Esses feitos da criação humana, que decorreram a partir daí, apesar de consideráveis para o nosso estudo acerca do pensar criativo, fazem parte de um passado longínquo que só tomamos conhecimento graças às penas dos historiadores, a partir de achados ou pesquisas de outras áreas, como é exemplo a Arqueologia, que estuda o passado por meio de vestígios materiais, para identificar e analisar objetos que informam sobre sua cultura e modo de vida.

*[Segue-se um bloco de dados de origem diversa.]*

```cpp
int gs_sh_basis_count(int d);
int gs_sh_stream_width(int d);
int gs_sh_grad_width(int d);
int gs_sh_tc_mode(int d);
cudaError_t gs_launch_blend_sh_fwd(const float4* pA, const float2* pB, const float* pS, const GsRec* grec,
                                   const float* rgb, const uint32_t* ids, const uint32_t* goff , int d,
                                   const int* tile_accum,
                                   const GsFrameGeom& g, const GsRayPtrs& r, float* image, int* tile_neff,
                                   float* final_img, const GsCrop& crop, cudaStream_t st,
                                   const GsAuxOut* aux = nullptr );
cudaError_t gs_launch_blend_sh_bwd(const float4* pA, const float2* pB, const float* pS, const GsRec* grec,
                                   const float* rgb, const uint32_t* ids, const uint32_t* goff , int d,
                                   const int* tile_accum,
                                   const GsFrameGeom& g, const GsRayPtrs& r, const float* image,
                                   const float* grad_image, float* grad_inst, int grad_is_final, const GsCrop& crop,
                                   uint32_t* row_epoch, uint32_t epoch, int* tile_neff_b, cudaStream_t st,
                                   const float* aux = nullptr, const float* grad_aux = nullptr );

cudaError_t gs_launch_blend_sh_fwd_tc(const GsRec* grec, const float* rgb, const uint32_t* ids, int d,
                                      const int* tile_accum, const GsFrameGeom& g, const GsRayPtrs& r, float* image,
                                      int* tile_neff, float* final_img, const GsCrop& crop, cudaStream_t st,
                                      const GsAuxOut* aux = nullptr);
cudaError_t gs_launch_blend_sh_bwd_tc(const GsRec* grec, const float* rgb, const uint32_t* ids, const uint32_t* goff, int d,
                                      const int* tile_accum, const GsFrameGeom& g, const GsRayPtrs& r, const float* image,
                                      const float* grad_image, float* grad_inst, int grad_is_final, const GsCrop& crop,
                                      uint32_t* row_epoch, uint32_t epoch, int* tile_neff_b, cudaStream_t st,
                                      const float* aux = nullptr, const float* grad_aux = nullptr);

cudaError_t gs_launch_fused_project(const float* pos, const float* rgb, const float* opa, const float* quat,
                                    const float* scale, int n, int d, int scale_act, const GsCam& cam,
                                    const GsTileGrid& grid, float near_plane, float half_w, float half_h,
                                    GsRec* rec, uint2* rect ,
                                    uint32_t* count, uint32_t* dkey, int64_t* mask, unsigned int* n_visible, cudaStream_t st,
                                    bool sh_gaussian = false ,
                                    const GsFilter2d* filt = nullptr );

struct GsView {
  GsCam cam;
  GsTileGrid grid;
  GsFilter2d filt;
  float half_w, half_h, fx, fy;
};

cudaError_t gs_launch_fused_project_batch(const float* pos, const float* rgb, const float* opa, const float* quat,
                                          const float* scale, int n, int n_views, int d, int scale_act,
                                          const GsView* views, float near_plane, GsRec* rec ,
                                          uint2* rect , uint32_t* count , uint32_t* dkey ,
                                          int64_t* mask , unsigned int* n_visible,
// ... 116 lines not shown
```

### 3d-gaussian-splatting_b200/csrc/render.cu

```cuda
#include <cub/device/device_radix_sort.cuh>
#include <cub/device/device_scan.cuh>
#include <cub/iterator/counting_input_iterator.cuh>
#include <cub/iterator/transform_input_iterator.cuh>

#include <cmath>
#include <cstdio>
#include <cstdlib>
#include <cstring>
#include <new>

#include "internal.h"

struct GsCountInSortedOrder {
  const uint32_t* count;
  const uint32_t* perm;
  uint32_t n;
  __host__ __device__ __forceinline__ uint32_t operator()(uint32_t i) const { return i < n ? count[perm[i]] : 0u; }
};

static thread_local char g_err[512] = {0};

int gs_set_error(cudaError_t e, const char* what) {
  snprintf(g_err, sizeof(g_err), "CUDA error %d (%s) at %s", (int)e, cudaGetErrorString(e), what);
  return (int)e;
}
int gs_set_error_msg(int code, const char* what) {
  snprintf(g_err, sizeof(g_err), "%s", what);
  return code;
}
extern "C" const char* gs_last_error(void) { return g_err; }
extern "C" int gs_abi_version(void) { return 2; }
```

Mas o que importa, aqui, ainda que exposta sucintamente, é a criação humana se realizando aos nossos olhos, tendo professor e alunos como testemunhas de um dos feitos mais criativos da humanidade: Ilíada, de Homero, o primeiro texto produzido no mundo Ocidental cuja narrativa dá conta da Guerra de Troia, ocorrida entre 1300 e 1200 a.C., uma obra de fôlego produzida em versos pelas mãos criativas do poeta que é considerado o Educador do Ocidente.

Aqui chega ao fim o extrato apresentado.